> [Prompt]: Look through the material below and copy exactly the lines from the line with "threadIdx.x & 63;" to the line with "s0 += __shfl(v0, j, 64);", those two lines included.

> [Study material]:

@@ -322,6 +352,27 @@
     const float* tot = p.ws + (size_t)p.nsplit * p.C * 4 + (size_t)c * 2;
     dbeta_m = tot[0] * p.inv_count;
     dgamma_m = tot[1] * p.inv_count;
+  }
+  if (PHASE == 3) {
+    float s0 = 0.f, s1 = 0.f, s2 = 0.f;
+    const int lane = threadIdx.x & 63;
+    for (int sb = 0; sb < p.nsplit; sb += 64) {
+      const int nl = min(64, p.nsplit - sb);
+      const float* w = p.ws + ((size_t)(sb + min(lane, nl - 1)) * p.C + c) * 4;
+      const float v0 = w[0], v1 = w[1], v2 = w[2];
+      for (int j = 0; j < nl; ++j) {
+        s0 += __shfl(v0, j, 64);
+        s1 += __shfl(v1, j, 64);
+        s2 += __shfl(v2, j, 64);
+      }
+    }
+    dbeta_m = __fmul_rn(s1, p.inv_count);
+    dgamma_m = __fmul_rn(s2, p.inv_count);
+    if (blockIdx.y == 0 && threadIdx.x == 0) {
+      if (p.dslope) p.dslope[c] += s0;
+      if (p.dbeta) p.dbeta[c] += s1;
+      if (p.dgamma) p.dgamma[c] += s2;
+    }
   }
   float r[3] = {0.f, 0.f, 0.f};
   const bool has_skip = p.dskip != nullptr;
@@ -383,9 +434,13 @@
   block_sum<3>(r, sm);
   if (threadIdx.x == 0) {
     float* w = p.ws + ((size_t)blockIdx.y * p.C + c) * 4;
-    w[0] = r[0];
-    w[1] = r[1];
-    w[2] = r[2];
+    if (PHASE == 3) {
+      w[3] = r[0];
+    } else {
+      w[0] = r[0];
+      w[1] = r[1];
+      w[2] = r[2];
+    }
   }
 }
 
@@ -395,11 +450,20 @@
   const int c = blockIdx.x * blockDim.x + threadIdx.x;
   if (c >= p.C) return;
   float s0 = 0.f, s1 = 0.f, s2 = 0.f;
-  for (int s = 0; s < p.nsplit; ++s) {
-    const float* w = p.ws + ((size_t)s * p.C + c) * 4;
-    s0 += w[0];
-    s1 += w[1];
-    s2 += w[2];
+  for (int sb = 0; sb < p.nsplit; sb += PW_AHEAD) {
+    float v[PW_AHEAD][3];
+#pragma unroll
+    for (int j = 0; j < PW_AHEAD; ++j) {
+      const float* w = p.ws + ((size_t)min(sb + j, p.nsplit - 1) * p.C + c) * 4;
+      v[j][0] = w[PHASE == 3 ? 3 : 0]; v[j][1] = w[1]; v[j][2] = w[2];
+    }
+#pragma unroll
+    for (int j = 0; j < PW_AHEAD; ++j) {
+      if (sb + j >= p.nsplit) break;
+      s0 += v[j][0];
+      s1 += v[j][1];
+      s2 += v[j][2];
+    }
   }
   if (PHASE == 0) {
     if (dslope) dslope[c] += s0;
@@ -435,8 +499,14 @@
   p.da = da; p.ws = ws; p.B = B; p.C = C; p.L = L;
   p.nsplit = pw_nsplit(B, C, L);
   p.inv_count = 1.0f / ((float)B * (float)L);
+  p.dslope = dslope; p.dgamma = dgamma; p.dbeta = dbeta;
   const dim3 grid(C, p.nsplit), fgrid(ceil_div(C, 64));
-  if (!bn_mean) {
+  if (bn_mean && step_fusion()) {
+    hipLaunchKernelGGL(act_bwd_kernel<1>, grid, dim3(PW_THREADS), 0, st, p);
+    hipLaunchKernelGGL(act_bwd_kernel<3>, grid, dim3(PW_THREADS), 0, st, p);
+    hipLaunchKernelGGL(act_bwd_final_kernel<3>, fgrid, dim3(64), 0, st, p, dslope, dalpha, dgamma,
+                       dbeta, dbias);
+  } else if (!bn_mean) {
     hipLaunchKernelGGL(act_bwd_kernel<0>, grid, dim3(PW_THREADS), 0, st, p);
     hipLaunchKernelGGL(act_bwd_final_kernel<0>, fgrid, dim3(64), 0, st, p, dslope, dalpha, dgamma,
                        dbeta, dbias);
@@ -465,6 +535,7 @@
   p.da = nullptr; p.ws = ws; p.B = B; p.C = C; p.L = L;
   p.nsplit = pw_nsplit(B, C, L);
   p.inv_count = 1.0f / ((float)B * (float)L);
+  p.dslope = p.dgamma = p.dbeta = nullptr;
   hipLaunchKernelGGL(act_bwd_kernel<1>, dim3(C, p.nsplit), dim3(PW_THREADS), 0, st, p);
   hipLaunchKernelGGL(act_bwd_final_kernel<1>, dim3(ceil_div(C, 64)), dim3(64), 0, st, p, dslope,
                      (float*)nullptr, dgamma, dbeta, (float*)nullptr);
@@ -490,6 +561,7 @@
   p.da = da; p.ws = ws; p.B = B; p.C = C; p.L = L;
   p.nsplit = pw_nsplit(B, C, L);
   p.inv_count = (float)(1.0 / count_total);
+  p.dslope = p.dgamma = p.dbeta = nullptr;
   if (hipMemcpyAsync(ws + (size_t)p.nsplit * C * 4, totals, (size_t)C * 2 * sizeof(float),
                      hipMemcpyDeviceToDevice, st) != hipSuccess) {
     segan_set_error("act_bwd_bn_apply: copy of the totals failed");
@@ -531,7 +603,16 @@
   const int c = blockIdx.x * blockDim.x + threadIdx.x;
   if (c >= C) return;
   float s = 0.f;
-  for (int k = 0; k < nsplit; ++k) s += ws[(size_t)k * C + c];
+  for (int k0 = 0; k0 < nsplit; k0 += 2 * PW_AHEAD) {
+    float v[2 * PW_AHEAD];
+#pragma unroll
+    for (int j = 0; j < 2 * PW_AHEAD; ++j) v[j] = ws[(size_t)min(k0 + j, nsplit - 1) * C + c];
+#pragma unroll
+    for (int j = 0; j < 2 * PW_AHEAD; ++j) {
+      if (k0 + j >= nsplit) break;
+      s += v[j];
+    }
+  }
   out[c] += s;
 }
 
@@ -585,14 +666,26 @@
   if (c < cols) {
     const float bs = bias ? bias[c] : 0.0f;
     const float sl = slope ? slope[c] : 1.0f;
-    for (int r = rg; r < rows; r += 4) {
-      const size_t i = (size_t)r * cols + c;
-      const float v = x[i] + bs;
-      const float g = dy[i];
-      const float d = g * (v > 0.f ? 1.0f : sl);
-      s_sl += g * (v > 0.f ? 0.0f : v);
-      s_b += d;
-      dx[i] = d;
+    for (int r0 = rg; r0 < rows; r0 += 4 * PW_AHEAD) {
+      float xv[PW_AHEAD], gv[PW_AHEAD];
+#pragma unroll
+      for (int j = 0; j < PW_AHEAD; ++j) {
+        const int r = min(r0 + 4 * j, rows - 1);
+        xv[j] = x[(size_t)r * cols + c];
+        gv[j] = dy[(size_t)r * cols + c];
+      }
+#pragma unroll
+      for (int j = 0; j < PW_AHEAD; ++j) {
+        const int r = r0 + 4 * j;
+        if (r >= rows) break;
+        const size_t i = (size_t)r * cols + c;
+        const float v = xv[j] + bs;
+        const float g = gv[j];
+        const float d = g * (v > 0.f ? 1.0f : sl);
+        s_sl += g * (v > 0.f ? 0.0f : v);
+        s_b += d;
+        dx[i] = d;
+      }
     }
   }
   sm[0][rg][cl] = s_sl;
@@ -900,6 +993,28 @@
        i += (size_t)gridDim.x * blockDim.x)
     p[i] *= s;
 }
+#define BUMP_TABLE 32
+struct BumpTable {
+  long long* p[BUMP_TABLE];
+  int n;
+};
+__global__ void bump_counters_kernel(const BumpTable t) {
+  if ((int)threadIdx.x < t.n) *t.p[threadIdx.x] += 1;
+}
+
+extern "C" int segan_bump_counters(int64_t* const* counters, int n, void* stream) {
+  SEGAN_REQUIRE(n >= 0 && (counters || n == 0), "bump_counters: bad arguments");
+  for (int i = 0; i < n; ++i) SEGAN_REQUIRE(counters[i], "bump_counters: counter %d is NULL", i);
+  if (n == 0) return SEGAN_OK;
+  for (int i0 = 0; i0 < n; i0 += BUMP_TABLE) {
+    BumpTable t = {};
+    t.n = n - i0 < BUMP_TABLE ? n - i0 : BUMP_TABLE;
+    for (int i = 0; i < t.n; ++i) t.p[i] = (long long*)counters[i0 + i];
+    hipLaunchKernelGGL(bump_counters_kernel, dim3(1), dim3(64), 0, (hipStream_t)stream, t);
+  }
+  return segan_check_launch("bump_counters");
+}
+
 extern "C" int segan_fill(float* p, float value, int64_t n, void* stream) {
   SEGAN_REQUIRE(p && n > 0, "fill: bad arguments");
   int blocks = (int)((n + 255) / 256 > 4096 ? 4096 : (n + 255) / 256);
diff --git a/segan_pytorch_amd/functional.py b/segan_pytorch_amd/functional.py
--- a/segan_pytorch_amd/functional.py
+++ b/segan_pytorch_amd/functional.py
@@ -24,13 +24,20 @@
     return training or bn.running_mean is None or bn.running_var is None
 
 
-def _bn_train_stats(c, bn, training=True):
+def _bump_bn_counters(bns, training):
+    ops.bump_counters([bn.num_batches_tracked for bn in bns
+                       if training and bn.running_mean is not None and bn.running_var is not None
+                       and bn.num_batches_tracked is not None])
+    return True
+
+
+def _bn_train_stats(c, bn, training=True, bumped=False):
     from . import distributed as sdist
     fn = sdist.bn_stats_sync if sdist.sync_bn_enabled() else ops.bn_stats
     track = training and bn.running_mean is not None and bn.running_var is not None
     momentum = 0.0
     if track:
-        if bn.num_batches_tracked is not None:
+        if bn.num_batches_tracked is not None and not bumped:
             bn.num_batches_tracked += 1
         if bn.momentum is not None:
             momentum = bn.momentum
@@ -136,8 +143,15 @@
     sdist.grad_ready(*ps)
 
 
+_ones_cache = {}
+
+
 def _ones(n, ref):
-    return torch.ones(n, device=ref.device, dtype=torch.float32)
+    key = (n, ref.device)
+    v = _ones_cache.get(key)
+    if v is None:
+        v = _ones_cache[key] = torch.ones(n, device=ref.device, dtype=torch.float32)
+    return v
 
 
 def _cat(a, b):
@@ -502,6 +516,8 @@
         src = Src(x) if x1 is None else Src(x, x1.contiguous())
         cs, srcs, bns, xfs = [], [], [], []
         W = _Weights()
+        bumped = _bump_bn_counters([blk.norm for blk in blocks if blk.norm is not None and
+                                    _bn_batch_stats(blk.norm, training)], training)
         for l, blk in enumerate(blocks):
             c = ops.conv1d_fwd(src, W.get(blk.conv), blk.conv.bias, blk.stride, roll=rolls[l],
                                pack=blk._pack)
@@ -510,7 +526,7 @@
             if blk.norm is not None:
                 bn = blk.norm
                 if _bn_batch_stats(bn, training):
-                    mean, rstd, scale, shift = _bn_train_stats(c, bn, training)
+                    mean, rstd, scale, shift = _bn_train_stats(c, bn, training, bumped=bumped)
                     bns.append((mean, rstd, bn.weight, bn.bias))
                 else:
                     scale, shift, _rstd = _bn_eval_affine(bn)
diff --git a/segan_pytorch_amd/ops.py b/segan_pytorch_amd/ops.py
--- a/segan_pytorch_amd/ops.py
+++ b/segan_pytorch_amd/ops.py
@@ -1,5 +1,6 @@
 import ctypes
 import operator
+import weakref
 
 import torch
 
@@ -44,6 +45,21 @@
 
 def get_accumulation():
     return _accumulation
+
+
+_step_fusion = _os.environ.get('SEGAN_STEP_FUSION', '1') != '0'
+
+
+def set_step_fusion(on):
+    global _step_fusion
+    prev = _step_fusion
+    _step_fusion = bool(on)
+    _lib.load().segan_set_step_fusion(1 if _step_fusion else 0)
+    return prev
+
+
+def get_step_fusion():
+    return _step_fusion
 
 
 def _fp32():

> [Answer to the exercise]:
+    const int lane = threadIdx.x & 63;
+    for (int sb = 0; sb < p.nsplit; sb += 64) {
+      const int nl = min(64, p.nsplit - sb);
+      const float* w = p.ws + ((size_t)(sb + min(lane, nl - 1)) * p.C + c) * 4;
+      const float v0 = w[0], v1 = w[1], v2 = w[2];
+      for (int j = 0; j < nl; ++j) {
+        s0 += __shfl(v0, j, 64);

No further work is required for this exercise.